- _DATA EXTRACT_:
--

int morb_vocabulary_load_text(const char* path, morb_vocabulary** out) {
  MORB_REQUIRE(path && out, MORB_ERR_INVALID, "NULL argument");
  *out = nullptr;
  FILE* f = fopen(path, "r");
  MORB_REQUIRE(f, MORB_ERR_INVALID, "cannot open the vocabulary file");
  std::unique_ptr<morb_vocabulary> v(new morb_vocabulary());
  int n1 = 0, n2 = 0;
  if (fscanf(f, "%d %d %d %d", &v->k, &v->L, &n1, &n2) != 4 || v->k < 0 || v->k > 20 || v->L < 1 || v->L > 10 || n1 < 0 || n1 > 5 ||
      n2 < 0 || n2 > 3) {
    fclose(f);
    set_error("Vocabulary loading failure: This is not a correct text file!");
    return MORB_ERR_INVALID;
  }
  v->scoring = n1; v->weighting = n2;
  v->desc.assign(32, 0); v->firstChild.assign(1, -1); v->childCount.assign(1, 0); v->parent.assign(1, -1); v->wordId.assign(1, -1);
  v->weight.assign(1, 0.0);
  int nWords = 0;
  for (;;) {
    int pid = 0, isLeaf = 0;
    if (fscanf(f, "%d %d", &pid, &isLeaf) != 2) break;
    const int nid = (int)v->parent.size();
    int d[32];
    bool ok = pid >= 0 && pid < nid;
    for (int i = 0; i < 32 && ok; ++i) ok = fscanf(f, "%d", &d[i]) == 1;
    double w = 0;
    if (ok) ok = fscanf(f, "%lf", &w) == 1;
    if (!ok) { fclose(f); set_error("malformed vocabulary node %d", nid); return MORB_ERR_INVALID; }
    v->parent.push_back(pid);
    for (int i = 0; i < 32; ++i) v->desc.push_back((uint8_t)d[i]);
    v->weight.push_back((double)w);
    v->firstChild.push_back(-1); v->childCount.push_back(0);
    v->wordId.push_back(isLeaf > 0 ? nWords++ : -1);
    if (v->childCount[pid] == 0) v->firstChild[pid] = nid;
    else if (v->firstChild[pid] + v->childCount[pid] != nid) {
      fclose(f);
      set_error("children of vocabulary node %d are not contiguous", pid);
      return MORB_ERR_UNSUPPORTED;
    }
    v->childCount[pid]++;
  }
  fclose(f);
  *out = v.release();
  return MORB_OK;
}
void morb_vocabulary_destroy(morb_vocabulary* v) { delete v; }
int morb_vocabulary_info(const morb_vocabulary* v, int* k, int* L, int* nNodes, int* nWords) {
  MORB_REQUIRE(v, MORB_ERR_INVALID, "NULL vocabulary");
  if (k) *k = v->k;
  if (L) *L = v->L;
  if (nNodes) *nNodes = (int)v->parent.size();
  if (nWords) { int n = 0; for (int w : v->wordId) n += w >= 0; *nWords = n; }
  return MORB_OK;
}
int morb_vocabulary_arrays(const morb_vocabulary* v, uint8_t* nodeDesc, int* firstChild, int* childCount, int* wordId, float* weight) {
  MORB_REQUIRE(v, MORB_ERR_INVALID, "NULL vocabulary");
  const size_t n = v->parent.size();
  if (nodeDesc) memcpy(nodeDesc, v->desc.data(), n * 32);
  if (firstChild) memcpy(firstChild, v->firstChild.data(), n * sizeof(int));
  if (childCount) memcpy(childCount, v->childCount.data(), n * sizeof(int));
  if (wordId) memcpy(wordId, v->wordId.data(), n * sizeof(int));
  if (weight) for (size_t i = 0; i < n; ++i) weight[i] = (float)v->weight[i];
  return MORB_OK;
}

int morb_vocabulary_weights(const morb_vocabulary* v, double* weight, int* scoring, int* weighting) {
  MORB_REQUIRE(v, MORB_ERR_INVALID, "NULL vocabulary");
  if (weight) memcpy(weight, v->weight.data(), v->weight.size() * sizeof(double));
  if (scoring) *scoring = v->scoring;
  if (weighting) *weighting = v->weighting;
  return MORB_OK;
}

static int search_by_bow_impl(morb_matcher* m, int npairs, const int* d_kfImg, const int* d_fImg, int nimg,
                              const morb_keypoint* d_kps, const uint8_t* d_desc, const int* d_node, const int* d_count,
                              const uint8_t* d_hasMP, int cap, float nnratio, int checkOri, int* d_matchF,
                              int* d_nmatches, const int* d_nLeft, void* stream, const uint8_t* d_hasMP2 = nullptr,
                              const int* d_nValid = nullptr) {
  MORB_REQUIRE(m && d_kfImg && d_fImg && d_kps && d_desc && d_node && d_count && d_hasMP && d_matchF && d_nmatches,
               MORB_ERR_INVALID, "NULL argument");
  MORB_REQUIRE(npairs > 0 && nimg > 0 && cap > 0, MORB_ERR_INVALID, "bad sizes");
  int P = 1;
  while (P < cap) P <<= 1;
  MORB_REQUIRE((size_t)P * 8 <= 160 * 1024, MORB_ERR_UNSUPPORTED, "too many features per frame for the LDS sort");
  MORB_HIP_CHECK(hipSetDevice(m->device));
  hipStream_t st = stream ? (hipStream_t)stream : m->stream;
  unsigned long long* sortA = nullptr;
  int* bin = nullptr;
  int rc = grow(m->sortA, (size_t)nimg * cap, &sortA);
  if (rc != MORB_OK) return rc;
  rc = grow(m->bin, (size_t)npairs * cap, &bin);
  if (rc != MORB_OK) return rc;
  MORB_HIP_CHECK(hipFuncSetAttribute(reinterpret_cast<const void*>(k_bow_sort), hipFuncAttributeMaxDynamicSharedMemorySize, P * 8));
  hipLaunchKernelGGL(k_bow_sort, dim3(nimg), dim3(P / 2 < 64 ? 64 : P / 2 > 1024 ? 1024 : P / 2), (size_t)P * 8, st, d_node, d_count, cap, P, sortA);
  const size_t nm = (size_t)npairs * cap;
  hipLaunchKernelGGL(k_fill_i32, dim3((unsigned)((nm + 255) / 256)), dim3(256), 0, st, d_matchF, nm, -1);
  int* matched2 = nullptr;
  if (d_hasMP2) {
    void* w = nullptr;
    rc = morb_matcher_workspace(m, 7, sizeof(int) * nm, &w);
    if (rc != MORB_OK) return rc;
    matched2 = (int*)w;
    hipLaunchKernelGGL(k_fill_i32, dim3((unsigned)((nm + 255) / 256)), dim3(256), 0, st, matched2, nm, 0);
  }
  MORB_REQUIRE(cap < 65536 && (size_t)cap * 18 <= 160 * 1024, MORB_ERR_UNSUPPORTED, "too many features per frame for the LDS-resident node tables");
  MORB_HIP_CHECK(hipFuncSetAttribute(reinterpret_cast<const void*>(k_bow_match), hipFuncAttributeMaxDynamicSharedMemorySize, (int)((size_t)cap * 18)));
  hipLaunchKernelGGL(k_bow_match, dim3(BM_NB, npairs), dim3(256), (size_t)cap * 18, st, sortA, sortA, d_count, d_count,
                     cap, d_desc, d_hasMP, d_kps, d_desc, d_kps, d_kfImg, d_fImg, nnratio, d_matchF, bin, d_nLeft, d_hasMP2,
                     d_nValid, matched2);
  hipLaunchKernelGGL(k_rot_filter, dim3(npairs), dim3(256), 0, st, d_count, d_hasMP2 ? d_kfImg : d_fImg, cap, checkOri, d_matchF,
                     bin, d_nmatches);
  MORB_HIP_CHECK(hipGetLastError());
  return MORB_OK;
}

int morb_search_by_bow_batch(morb_matcher* m, int npairs, const int* d_kfImg, const int* d_fImg, int nimg,
                             const morb_keypoint* d_kps, const uint8_t* d_desc, const int* d_node, const int* d_count,
                             const uint8_t* d_hasMP, int cap, float nnratio, int checkOri, int* d_matchF,
                             int* d_nmatches, void* stream) {
  return search_by_bow_impl(m, npairs, d_kfImg, d_fImg, nimg, d_kps, d_desc, d_node, d_count, d_hasMP, cap, nnratio, checkOri,
                            d_matchF, d_nmatches, nullptr, stream);
}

--

- _ACTIVITY_: Wherever the word "isLeaf" turns up in the material, copy the whole line.

- _ANSWER TO THE PROBLEM_:
    int pid = 0, isLeaf = 0;
    if (fscanf(f, "%d %d", &pid, &isLeaf) != 2) break;
    v->wordId.push_back(isLeaf > 0 ? nWords++ : -1);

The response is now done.